[RECORD EXCERPTS — start]

@@ -3340,6 +3436,84 @@
   }
   if (j0.pol->obs_dim <= 32) hipLaunchKernelGGL(sample_episodes_batch_kernel<2>, dim3(j0.env->n_envs, n_runs), dim3(192), 0, s, d_args);
   else hipLaunchKernelGGL(sample_episodes_batch_kernel<8>, dim3(j0.env->n_envs, n_runs), dim3(192), 0, s, d_args);
+  return (int)hipGetLastError();
+}
+
+static size_t chain_align(size_t b) { return (b + 255) / 256 * 256; }
+static size_t chain_slot_bytes(const icrl_chain_job_t& j) {
+  if (j.fixed_len) return 0;
+  const size_t rows = (size_t)j.env->n_envs * j.env->max_steps;
+  const size_t AS = j.pol->discrete ? 1 : j.pol->act_dim;
+  return 2 * chain_align(rows * j.env->obs_dim * sizeof(double)) + chain_align(rows * AS * sizeof(float));
+}
+static int chain_total_streams(int n_jobs, const icrl_chain_job_t* jobs) {
+  long long t = 0;
+  for (int r = 0; r < n_jobs; ++r) t += jobs[r].env->n_envs > 0 ? jobs[r].env->n_envs : 0;
+  return t > (1 << 30) ? (1 << 30) : (int)t;
+}
+
+extern "C" size_t icrl_sample_episodes_chain_ws_bytes(int n_jobs, const icrl_chain_job_t* jobs) {
+  if (n_jobs < 1 || jobs == nullptr) return 0;
+  size_t b = 256 + chain_align((size_t)chain_total_streams(n_jobs, jobs) * sizeof(unsigned));
+  for (int r = 0; r < n_jobs; ++r) b += chain_slot_bytes(jobs[r]);
+  return b;
+}
+
+extern "C" int icrl_sample_episodes_chain(int n_jobs, const icrl_chain_job_t* jobs, const float* action_low, const float* action_high,
+                                          int do_reset, void* ws, long long ws_bytes, void* args_ws, long long args_ws_bytes, void* stream) {
+  static_assert(sizeof(ChainArgs) <= ICRL_BATCH_ARGS_BYTES, "ICRL_BATCH_ARGS_BYTES");
+  if (n_jobs < 1 || n_jobs > 65535 || jobs == nullptr) return fail("icrl_sample_episodes_chain: n_jobs = %d (1..65535)", n_jobs);
+  static int n_cu = 0;
+  if (n_cu == 0) {
+    int dev = 0;
+    if (hipGetDevice(&dev) != hipSuccess || hipDeviceGetAttribute(&n_cu, hipDeviceAttributeMultiprocessorCount, dev) != hipSuccess) n_cu = 0;
+  }
+  const int total = chain_total_streams(n_jobs, jobs);
+  if (total > n_cu)
+    return fail("icrl_sample_episodes_chain: refused: %d streams on %d compute units (every stream must be resident while its successors wait)", total, n_cu);
+  int max_streams = 0;
+  for (int r = 0; r < n_jobs; ++r) {
+    const icrl_chain_job_t& j = jobs[r];
+    if (policy_is_wide(j.pol)) return fail("icrl_sample_episodes_chain: refused: job %d has a generic-shape policy", r);
+    if (j.episodes_per_stream != 1) return fail("icrl_sample_episodes_chain: refused: job %d runs %d episodes per stream (1 only)", r, j.episodes_per_stream);
+    if ((j.pol->obs_dim <= 32) != (jobs[0].pol->obs_dim <= 32)) return fail("icrl_sample_episodes_chain: refused: job %d and job 0 take different kernels (obs %d / %d)", r, j.pol->obs_dim, jobs[0].pol->obs_dim);
+    if (j.env->n_envs < 1 || j.base_count == nullptr) return fail("icrl_sample_episodes_chain: job %d: %d streams, base_count %p", r, j.env->n_envs, (const void*)j.base_count);
+    if ((long long)j.env->n_envs * j.env->max_steps >= (1ll << 31) - 1) return fail("icrl_sample_episodes_chain: job %d: %d streams x %d steps do not fit a 31-bit row", r, j.env->n_envs, j.env->max_steps);
+    if (j.env->n_envs > max_streams) max_streams = j.env->n_envs;
+  }
+  const long long need = (long long)icrl_sample_episodes_chain_ws_bytes(n_jobs, jobs);
+  if (ws == nullptr || ws_bytes < need) return fail("icrl_sample_episodes_chain: ws holds %lld B, the jobs need %lld", ws_bytes, need);
+  if (args_ws == nullptr || args_ws_bytes < (long long)n_jobs * ICRL_BATCH_ARGS_BYTES)
+    return fail("icrl_sample_episodes_chain: args_ws holds %lld B, %d jobs need %lld", args_ws_bytes, n_jobs, (long long)n_jobs * ICRL_BATCH_ARGS_BYTES);
+  hipStream_t s = (hipStream_t)stream;
+  ChainArgs* d_args = (ChainArgs*)args_ws;
+  char* const base = (char*)ws;
+  unsigned* words = (unsigned*)(base + 256);
+  char* slots = base + 256 + chain_align((size_t)total * sizeof(unsigned));
+  for (int r = 0; r < n_jobs; ++r) {
+    const icrl_chain_job_t& j = jobs[r];
+    const int rows = j.env->n_envs * j.env->max_steps;
+    ChainArgs c;
+    const int bad = make_sample_args(j.env, j.nm, j.pol, j.noise, action_low, action_high, 1, j.env->max_steps, j.deterministic, do_reset, nullptr,
+                                     rows, j.orig_obs, j.obs, j.actions, j.ep_rewards, j.ep_lengths, c.s);
+    if (bad) return bad;
+    c.next_start = words; words += j.env->n_envs;
+    c.status = (unsigned*)base;
+    c.exec_steps = j.exec_steps;
+    c.base_count = j.base_count;
+    c.fixed_len = j.fixed_len != 0; c.n_streams = j.env->n_envs;
+    if (c.fixed_len) { c.slot_orig = j.orig_obs; c.slot_obs = j.obs; c.slot_act = j.actions; }
+    else {
+      const size_t AS = j.pol->discrete ? 1 : j.pol->act_dim;
+      const size_t ob = chain_align((size_t)rows * j.env->obs_dim * sizeof(double));
+      c.slot_orig = (double*)slots; c.slot_obs = (double*)(slots + ob); c.slot_act = (float*)(slots + 2 * ob);
+      slots += 2 * ob + chain_align((size_t)rows * AS * sizeof(float));
+    }
+    hipLaunchKernelGGL(chain_prep_kernel, dim3(1), dim3(64), 0, s, c, d_args + r, (int)(r == 0));
+    if (const int e = (int)hipGetLastError()) return e;
+  }
+  if (jobs[0].pol->obs_dim <= 32) hipLaunchKernelGGL(sample_episodes_chain_kernel<2>, dim3(max_streams, n_jobs), dim3(192), 0, s, d_args);
+  else hipLaunchKernelGGL(sample_episodes_chain_kernel<8>, dim3(max_streams, n_jobs), dim3(192), 0, s, d_args);
   return (int)hipGetLastError();
 }
 
diff --git a/icrl_amd/icrl.py b/icrl_amd/icrl.py
--- a/icrl_amd/icrl.py
+++ b/icrl_amd/icrl.py
@@ -129,9 +129,18 @@
     sync_envs_normalization(train_env, sampling_env)
     streams = getattr(config, "streams", None)
     A = 1 if nominal_agent.policy.discrete else nominal_agent.policy.act_dim
-    orig_observations, observations, actions, rewards, lengths = utils.sample_from_agent(
-        nominal_agent, sampling_env, config.expert_rollouts,
-        noise=None if streams is None else streams.sample_noise(config.expert_rollouts * sampling_env.unwrapped.max_steps, A))
+    draws_cn_perms = constraint_net.batch_size is not None and streams is not None and hasattr(streams, "cn_permutations")
+    fused = (world <= 1 and not getattr(config, "force_collective", False) and not draws_cn_perms and utils.chain_enabled()
+             and utils.episodes_fusable(sampling_env, eval_env))
+    sample_noise = None if streams is None else streams.sample_noise(config.expert_rollouts * sampling_env.unwrapped.max_steps, A)
+    if fused:
+        sync_envs_normalization(train_env, eval_env)
+        (orig_observations, observations, actions, rewards, lengths), (average_true_reward, std_true_reward) = utils.sample_and_evaluate(
+            nominal_agent, sampling_env, config.expert_rollouts, eval_env, n_eval_episodes=10, deterministic=False, sample_noise=sample_noise,
+            eval_noise=None if streams is None else streams.eval_noise(10 * eval_env.unwrapped.max_steps, A))
+    else:
+        orig_observations, observations, actions, rewards, lengths = utils.sample_from_agent(
+            nominal_agent, sampling_env, config.expert_rollouts, noise=sample_noise)
     mean, var = None, None
     if config.cn_normalize:
         mean, var = sampling_env.obs_rms.mean, sampling_env.obs_rms.var
@@ -145,10 +154,11 @@
     average_true_cost = mean_cost(st["true_cost_function"], orig_observations, actions)
     samples_behind = float((orig_observations[..., 0] < -3).double().mean().item())
     samples_infront = float((orig_observations[..., 0] > 3).double().mean().item())
-    sync_envs_normalization(train_env, eval_env)
-    average_true_reward, std_true_reward = utils.evaluate_policy(
-        nominal_agent, eval_env, n_eval_episodes=10, deterministic=False,
-        noise=None if streams is None else streams.eval_noise(10 * eval_env.unwrapped.max_steps, A))
+    if not fused:
+        sync_envs_normalization(train_env, eval_env)
+        average_true_reward, std_true_reward = utils.evaluate_policy(
+            nominal_agent, eval_env, n_eval_episodes=10, deterministic=False,
+            noise=None if streams is None else streams.eval_noise(10 * eval_env.unwrapped.max_steps, A))
     forward_kl = reverse_kl = float("nan")
     if st["expert_agent"] is not None:
         forward_kl = utils.compute_kl(nominal_agent, st["d_expert_obs"], st["d_expert_acs"], st["expert_agent"])
diff --git a/icrl_amd/structs.py b/icrl_amd/structs.py
--- a/icrl_amd/structs.py
+++ b/icrl_amd/structs.py
@@ -93,6 +93,12 @@
                 [(k, vp) for k in ("orig_obs", "obs", "actions", "ep_rewards", "ep_lengths")])
 
 
+class ChainJobT(C.Structure):
+    _fields_ = ([(k, vp) for k in ("env", "nm", "pol", "noise", "base_count")] +
+                [("episodes_per_stream", i32), ("deterministic", i32), ("fixed_len", i32), ("_pad", i32)] +
+                [(k, vp) for k in ("orig_obs", "obs", "actions", "ep_rewards", "ep_lengths", "exec_steps")])
+
+
 class CnTrainJobT(C.Structure):
     _fields_ = [("cn", vp), ("exp_avg", vp), ("exp_avg_sq", vp), ("adam_step", vp), ("nominal", vp), ("expert", vp), ("Nn", i32), ("Ne", i32),
                 ("ep_offsets", vp), ("row_episode", vp), ("n_ep", i32), ("_pad", i32), ("hp", vp), ("work", vp), ("metrics", vp)]
diff --git a/icrl_amd/utils.py b/icrl_amd/utils.py
--- a/icrl_amd/utils.py
+++ b/icrl_amd/utils.py
@@ -9,7 +9,7 @@
 
 from . import _lib, spaces
 from .policies import ActorTwoCriticsPolicy
-from .structs import EnvT, HostEpisodeT, p
+from .structs import ChainJobT, EnvT, HostEpisodeT, addr, p
 from . import envs
 from .vec_env import ENV_IDS, DummyVecEnv, HipSynthVecEnv, HostVecEnv, SubprocVecEnv, VecCostWrapper, VecNormalize, VecNormalizeWithCost
 
@@ -149,6 +149,62 @@
     def rows_of(self, name):
         x = self.out[name]
         return x if self.keep is None else x[:self.keep]
+
+    def chain_ok(self):
+        return chain_enabled() and self.n_streams > 1 and self.n_streams == self.n_episodes and not self.pol.wide
+
+    def prepare_chain(self):
+        senv, dev, O, A, n = self.senv, self.dev, self.O, self.A, self.n_streams
+        self.eps_per, self.rows_per = 1, self.max_steps
+        self.st = dict(s=senv.s.repeat(n, 1).contiguous(), t_ep=senv.t_ep.repeat(n).contiguous(),
+                       step_count=torch.zeros(n, dtype=torch.int32, device=dev), key=senv.key.repeat(n).contiguous())
+        st = self.st
+        self.e = EnvT(n, O, senv.act_dim, self.max_steps, senv.reward_form, int(senv.wall_terminate), int(senv.broken), 0,
+                      p(senv.B), p(st["s"]), p(st["t_ep"]), p(st["step_count"]), p(st["key"]))
+        rows = self.rows
+        self.out = dict(orig_obs=torch.empty(rows, O, dtype=torch.float64, device=dev), obs=torch.empty(rows, O, dtype=torch.float64, device=dev),
+                        actions=torch.empty(rows, A, device=dev), ep_rewards=torch.empty(n, dtype=torch.float64, device=dev),
+                        ep_lengths=torch.empty(n, dtype=torch.int32, device=dev), exec_steps=torch.empty(n, dtype=torch.int32, device=dev))
+        out = self.out
+        self.job = ChainJobT(addr(self.e), addr(self.nm), addr(self.ps), p(self.noise), p(senv.step_count), 1, int(self.deterministic),
+                             int(self.fixed_len), 0, p(out["orig_obs"]), p(out["obs"]), p(out["actions"]), p(out["ep_rewards"]),
+                             p(out["ep_lengths"]), p(out["exec_steps"]))
+        self.passes += 1
+        return self
+
+    def finish_chain(self):
+        lengths = self.out["ep_lengths"].cpu().numpy().astype(np.int64)
+        if (lengths < 0).any():
+            raise RuntimeError("icrl_sample_episodes_chain: a stream gave up waiting for its predecessor (a workgroup was not resident)")
+        senv, env = self.senv, self.env
+        senv.step_count.copy_(self.st["step_count"][-1:])
+        senv.s.copy_(self.st["s"][-1:]); senv.t_ep.zero_()
+        env.old_obs = senv.s
+        total = int(lengths.sum())
+        self.lengths = lengths
+        self.keep = None if total == self.rows else total
+        return True
+
+
+def chain_enabled():
+    return os.environ.get("ICRL_EPISODE_CHAIN", "1") not in ("0",)
+
+
+def launch_chain(runs):
+    r0 = runs[0]
+    jobs = (ChainJobT * len(runs))(*[r.job for r in runs])
+    lib = _lib.lib()
+    ws_bytes = int(lib.icrl_sample_episodes_chain_ws_bytes(len(runs), jobs))
+    ws = torch.empty(ws_bytes, dtype=torch.uint8, device=r0.dev)
+    args = torch.empty(len(runs) * _lib.BATCH_ARGS_BYTES, dtype=torch.uint8, device=r0.dev)
+    try:
+        _lib.check(lib.icrl_sample_episodes_chain(len(runs), jobs, p(r0.lo), p(r0.hi), 1, p(ws), ws_bytes, p(args), args.numel(),
+                                                  _lib.current_stream()), "icrl_sample_episodes_chain")
+    except ValueError as err:
+        if "icrl_sample_episodes_chain: refused:" in str(err):
+            return False
+        raise
+    return True
 
 
 class SteppedEpisodeRun:
@@ -287,7 +343,7 @@
         return x if self.keep is None else x[:self.keep]
 
 
-def _run_episodes(agent, env, n_episodes, deterministic, noise, parallel):
+def _run_episodes(agent, env, n_episodes, deterministic, noise, parallel, chain=False):
     if isinstance(env.unwrapped, HostVecEnv):
         if env.unwrapped.max_steps is None:
             raise ValueError("sampling / evaluation over a host env needs its episode limit: register it with max_episode_steps "
@@ -295,15 +351,45 @@
         if host_episodes_ok(agent, env):
             return HostEpisodeRun(agent, env, n_episodes, deterministic, noise)
         return SteppedEpisodeRun(agent, env, n_episodes, deterministic, noise)
-    run = EpisodeRun(agent, env, n_episodes, deterministic, noise, parallel).prepare()
-    run.launch()
+    return _launch_and_finish(EpisodeRun(agent, env, n_episodes, deterministic, noise, parallel), chain)
+
+
+def _launch_and_finish(run, chain=True):
+    if chain and run.chain_ok() and launch_chain([run.prepare_chain()]):
+        run.finish_chain()
+        return run
+    run.passes = 0
+    run.prepare().launch()
     while not run.finish():
         run.prepare().launch()
     return run
 
 
+def _is_device_env(env):
+    return not isinstance(env.unwrapped, HostVecEnv)
+
+
+def episodes_fusable(sampling_env, eval_env):
+    return _is_device_env(sampling_env) and _is_device_env(eval_env) and sampling_env.unwrapped is not eval_env.unwrapped
+
+
+def sample_and_evaluate(agent, sampling_env, n_rollouts, eval_env, n_eval_episodes=10, deterministic=True, sample_noise=None,
+                        eval_noise=None, parallel=True, reward_threshold=None, return_episode_rewards=False):
+    if episodes_fusable(sampling_env, eval_env):
+        s_run = EpisodeRun(agent, sampling_env, n_rollouts, False, sample_noise, parallel)
+        e_run = EpisodeRun(agent, eval_env, n_eval_episodes, deterministic, eval_noise, False)
+        if s_run.chain_ok() and e_run.chain_ok() and launch_chain([s_run.prepare_chain(), e_run.prepare_chain()]):
+            s_run.finish_chain(); e_run.finish_chain()
+        else:
+            _launch_and_finish(s_run); _launch_and_finish(e_run)
+        return sample_result(s_run), evaluate_result(e_run, None, reward_threshold, return_episode_rewards)
+    return (sample_from_agent(agent, sampling_env, n_rollouts, sample_noise, parallel),
+            evaluate_policy(agent, eval_env, n_eval_episodes, deterministic, reward_threshold=reward_threshold,
+                            return_episode_rewards=return_episode_rewards, noise=eval_noise))
+
+
 def sample_from_agent(agent, env, rollouts, noise=None, parallel=True):
-    return sample_result(_run_episodes(agent, env, rollouts, False, noise, parallel))
+    return sample_result(_run_episodes(agent, env, rollouts, False, noise, parallel, chain=True))
 
 
 def sample_result(run, ep_rewards=None):
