diff --git a/streamspeech_amd/csrc/debug_ops.hip b/streamspeech_amd/csrc/debug_ops.hip
--- a/streamspeech_amd/csrc/debug_ops.hip
+++ b/streamspeech_amd/csrc/debug_ops.hip
@@ -61,6 +61,24 @@
   return launch_conv_pair(dA, lda, dW1, db1, dW2, db2, dC, ldc, dR2, ldr2, div, dC2, ldc2, c2_slope, Cch, taps, dil, M, in_len, slope,
                           d_segs, nseg, (hipStream_t)stream);
 }
+extern "C" int ss_op_conv_c64w_pair(void* stream, const float* dA, int lda, const float* dW1, const float* db1, const float* dW2,
+                                    const float* db2, float* dC, int ldc, const float* dR2, int ldr2, float div, int Cch, int taps,
+                                    int dil, int M, int in_len, float slope, const int32_t* d_segs, int nseg) {
+  static thread_local std::map<hipStream_t, DevBuf> wino_tmps;
+  DevBuf& wt = wino_tmps[(hipStream_t)stream];
+  if (!dW1 || !dW2 || Cch != 64 || taps < 3 || taps > 11) return SS_ERR_ARG;
+  const size_t nw = (size_t)64 * ((taps + 2) / 3) * 4 * 64;
+  ConvC64wPairArgs x;
+  x.A = dA; x.lda = lda; x.b1 = db1; x.b2 = db2; x.C = dC; x.ldc = ldc; x.R2 = dR2; x.ldr2 = ldr2; x.div = div;
+  x.ch = Cch; x.taps = taps; x.dil = dil; x.M = M; x.in_len = in_len; x.slope = slope; x.segs = d_segs; x.nseg = nseg;
+  x.W1w = dW1; x.W2w = dW2;
+  if (!conv_c64w_pair_eligible(x)) return SS_ERR_ARG;
+  RET(wt.ensure(2 * nw * sizeof(float)));
+  RET(launch_wino_pack(dW1, wt.f(), 64, taps, (hipStream_t)stream));
+  RET(launch_wino_pack(dW2, wt.f() + nw, 64, taps, (hipStream_t)stream));
+  x.W1w = wt.f(); x.W2w = wt.f() + nw;
+  return launch_conv_c64w_pair(x, (hipStream_t)stream);
+}
 extern "C" int ss_op_resblock_fused(void* stream, const float* dX, int ldx, const float* const* dW1, const float* const* dB1,
                                     const float* const* dW2, const float* const* dB2, const int32_t* dil, float* dY, int ldy,
                                     const float* dR2, int ldr2, float div, int Cch, int taps, int M, float slope,
@@ -141,6 +159,11 @@
   return SS_OK;
 }
 extern "C" int ss_debug_conv_c256_rows(int rows) { return conv_c256w_rows_debug(rows); }
+extern "C" int ss_debug_conv_c64_pair(int mask) {
+  if (mask > 7) return SS_ERR_ARG;
+  conv_c64w_pair_debug(mask);
+  return SS_OK;
+}
 extern "C" int ss_debug_conv_c32(int enable) {
   if (enable == 4 || enable == 5) { conv_c32w_debug(enable == 5); return SS_OK; }
   conv_c32_debug(enable);
diff --git a/streamspeech_amd/csrc/dispatch.hip b/streamspeech_amd/csrc/dispatch.hip
--- a/streamspeech_amd/csrc/dispatch.hip
+++ b/streamspeech_amd/csrc/dispatch.hip
@@ -34,6 +34,7 @@
   d.no_sk2 = I("SS_NO_SK2", 0) ? 1 : 0; d.sk2_min_k64 = I("SS_SK2_MINK64", d.sk2_min_k64); d.sk2_spare_cus = I("SS_SK2_SPARE_CUS", 0);
   d.rt_wg_per_cu = I("SS_RTLIN_WG_PER_CU", 0); d.c32_min_k = I("SS_CONV_C32_MIN_K", d.c32_min_k); d.c16_min_k = I("SS_CONV_C16_MIN_K", d.c16_min_k);
   d.unit_l0_distinct = I("SS_UNIT_L0_DISTINCT", 1) ? 1 : 0; d.fbank_dense = I("SS_FBANK_DENSE", 0) ? 1 : 0;
+  d.c64_pair_mask = I("SS_CONV_C64_PAIR", d.c64_pair_mask) & 7;
   return d;
 }
 Dispatch& process_settings() { static Dispatch d = env_defaults(); return d; }
@@ -54,6 +55,10 @@
     d.c64_min_rows = set ? min_rows : dflt.c64_min_rows;
     d.c128w_min_rows = set ? min_rows : dflt.c128w_min_rows; d.c256w_min_rows = set ? min_rows : dflt.c256w_min_rows;
   });
+}
+void conv_c64w_pair_debug(int mask) {
+  const int dflt = env_defaults().c64_pair_mask;
+  dispatch_edit([=](Dispatch& d) { d.c64_pair_mask = mask < 0 ? dflt : (mask & 7); });
 }
 int conv_c256w_rows_debug(int rows) {
   if (rows != 0 && rows != 128 && rows != 256) return SS_ERR_ARG;
diff --git a/streamspeech_amd/csrc/dispatch.hpp b/streamspeech_amd/csrc/dispatch.hpp
--- a/streamspeech_amd/csrc/dispatch.hpp
+++ b/streamspeech_amd/csrc/dispatch.hpp
@@ -14,6 +14,7 @@
   long long c128w_min_rows = 65536, c256w_min_rows = 32768;
   int c256w_rows = 128;
   int c32_min_k = 7, c16_min_k = 11;
+  int c64_pair_mask = 3;
   int slab_grid_cap = 0;
   int sk_groups = 0;
   int sk2_spare_cus = 0;
diff --git a/streamspeech_amd/csrc/gemm.hpp b/streamspeech_amd/csrc/gemm.hpp
--- a/streamspeech_amd/csrc/gemm.hpp
+++ b/streamspeech_amd/csrc/gemm.hpp
@@ -122,6 +122,19 @@
 int launch_wino_pack(const float* W, float* WW, int C, int taps, hipStream_t stream);
 void conv_c64w_debug(int enable);
 bool conv_c64w_enabled();
+struct ConvC64wPairArgs {
+  const float* A = nullptr; int lda = 0;
+  const float *W1w = nullptr, *b1 = nullptr;
+  const float *W2w = nullptr, *b2 = nullptr;
+  float* C = nullptr; int ldc = 0;
+  const float* R2 = nullptr; int ldr2 = 0; float div = 0.f;
+  int ch = 64, taps = 3, dil = 1, M = 0, in_len = 0;
+  float slope = 0.1f;
+  const int* segs = nullptr; int nseg = 0;
+};
+bool conv_c64w_pair_eligible(const ConvC64wPairArgs& x);
+int launch_conv_c64w_pair(const ConvC64wPairArgs& x, hipStream_t stream);
+void conv_c64w_pair_debug(int mask);
 bool conv_wide_winograd_eligible(const GemmArgs& a, int ch);
 int launch_conv_c128w(const GemmArgs& a, hipStream_t stream);
 void conv_c128w_debug(int enable);
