inline int make_replicate_plan(const tfs_replicate_cfg& c, const tfs_raw_meta* metas, uint32_t n, RepPlan* p) {
  *p = RepPlan();
  if (const int rc = rep_cfg_status(c)) return rc;
  if (n && !metas) return kRepParameterError;
  const int64_t total = c.total, fl = c.frame_len;
  p->total = c.total, p->frame_len = c.frame_len;
  p->nframes = rep_frame_count(total, fl);
  int64_t last_end = 0;
  for (uint32_t i = 0; i < n; ++i) {
    const tfs_raw_meta& m = metas[i];
    if (m.offset < 0 || int64_t(m.offset) + int64_t(m.size) > total) {
      p->early.push_back(kRepParameterError);
      continue;
    }
    if (m.size <= int32_t(kRepInfo)) {
      p->early.push_back(kRepSizeError);
      continue;
    }
    if (int64_t(m.offset) < last_end) return kRepParameterError;
    last_end = int64_t(m.offset) + int64_t(m.size);
    p->early.push_back(0);
    p->recs.push_back(RepRec{m.file_id, m.offset, m.size});
    p->index.push_back(i);
  }
  auto piece_end = [&](int64_t pos, int64_t end) {
    const int64_t fend = std::min<int64_t>((pos / fl + 1) * fl, total);
    int64_t e = std::min(end, fend);
    if (e - pos > int64_t(kRepSeg)) e = (pos / int64_t(kRepSeg) + 1) * int64_t(kRepSeg);
    return e;
  };
  auto push = [&](int64_t pos, uint32_t hlen, uint32_t hk, uint32_t plen, uint32_t rec, int64_t rec_end) {
    const int64_t fend = std::min<int64_t>((pos / fl + 1) * fl, total);
    const int64_t uend = pos + hlen + plen;
    RepUnit u{};
    u.soff = uint64_t(pos);
    u.hlen = hlen, u.hk = hk, u.plen = plen, u.rec = rec;
    u.frame = uint32_t(pos / fl);
    u.mfh = hlen ? rep_pow(uint64_t(fend - (pos + hlen)) + 4u) : 0u;
    u.mfp = uint32_t(fend - uend) + 4u;
    u.mr = rec == kRepNoRec ? 0u : uint32_t(rec_end - uend);
    p->units.push_back(u);
  };
  auto gap = [&](int64_t pos, int64_t end) {
    while (pos < end) {
      const int64_t e = piece_end(pos, end);
      push(pos, 0u, 0u, uint32_t(e - pos), kRepNoRec, 0);
      pos = e;
    }
  };
  int64_t pos = 0;
  for (uint32_t r = 0; r < uint32_t(p->recs.size()); ++r) {
    const int64_t off = p->recs[r].offset, info_end = off + kRepInfo, end = off + p->recs[r].size;
    gap(pos, off);
    pos = off;
    while (pos < end) {
      const int64_t fend = std::min<int64_t>((pos / fl + 1) * fl, total);
      uint32_t hlen = 0, hk = 0, plen = 0;
      const int64_t start = pos;
      if (pos < info_end) {
        hk = uint32_t(pos - off);
        hlen = uint32_t(std::min(info_end, fend) - pos);
        pos += hlen;
      }
      if (pos >= info_end && pos < fend) {
        plen = uint32_t(piece_end(pos, end) - pos);
        pos += plen;
      }
      push(start, hlen, hk, plen, r, end);
    }
  }
  gap(pos, total);
  RepPowWalk fw, rw;
  for (size_t k = p->units.size(); k-- > 0;) {
    RepUnit& u = p->units[k];
    u.mfp = fw.at(u.mfp);
    if (u.rec != kRepNoRec) u.mr = rw.at(u.mr);
  }
  p->frame_first.assign(size_t(p->nframes) + 1, uint32_t(p->units.size()));
  for (uint32_t k = uint32_t(p->units.size()); k-- > 0;) p->frame_first[p->units[k].frame] = k;
  for (uint32_t f = p->nframes; f-- > 0;)
    p->frame_first[f] = std::min(p->frame_first[f], p->frame_first[f + 1]);
  return 0;
}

[RECORD EXCERPTS — finish]

Restate verbatim all lines from the start of the data through the line containing "jobs[r].env->n_envs : 0;", with both ends kept.

▶ **RESPONSE BOX**
@@ -3340,6 +3436,84 @@
   }
   if (j0.pol->obs_dim <= 32) hipLaunchKernelGGL(sample_episodes_batch_kernel<2>, dim3(j0.env->n_envs, n_runs), dim3(192), 0, s, d_args);
   else hipLaunchKernelGGL(sample_episodes_batch_kernel<8>, dim3(j0.env->n_envs, n_runs), dim3(192), 0, s, d_args);
+  return (int)hipGetLastError();
+}
+
+static size_t chain_align(size_t b) { return (b + 255) / 256 * 256; }
+static size_t chain_slot_bytes(const icrl_chain_job_t& j) {
+  if (j.fixed_len) return 0;
+  const size_t rows = (size_t)j.env->n_envs * j.env->max_steps;
+  const size_t AS = j.pol->discrete ? 1 : j.pol->act_dim;
+  return 2 * chain_align(rows * j.env->obs_dim * sizeof(double)) + chain_align(rows * AS * sizeof(float));
+}
+static int chain_total_streams(int n_jobs, const icrl_chain_job_t* jobs) {
+  long long t = 0;
+  for (int r = 0; r < n_jobs; ++r) t += jobs[r].env->n_envs > 0 ? jobs[r].env->n_envs : 0;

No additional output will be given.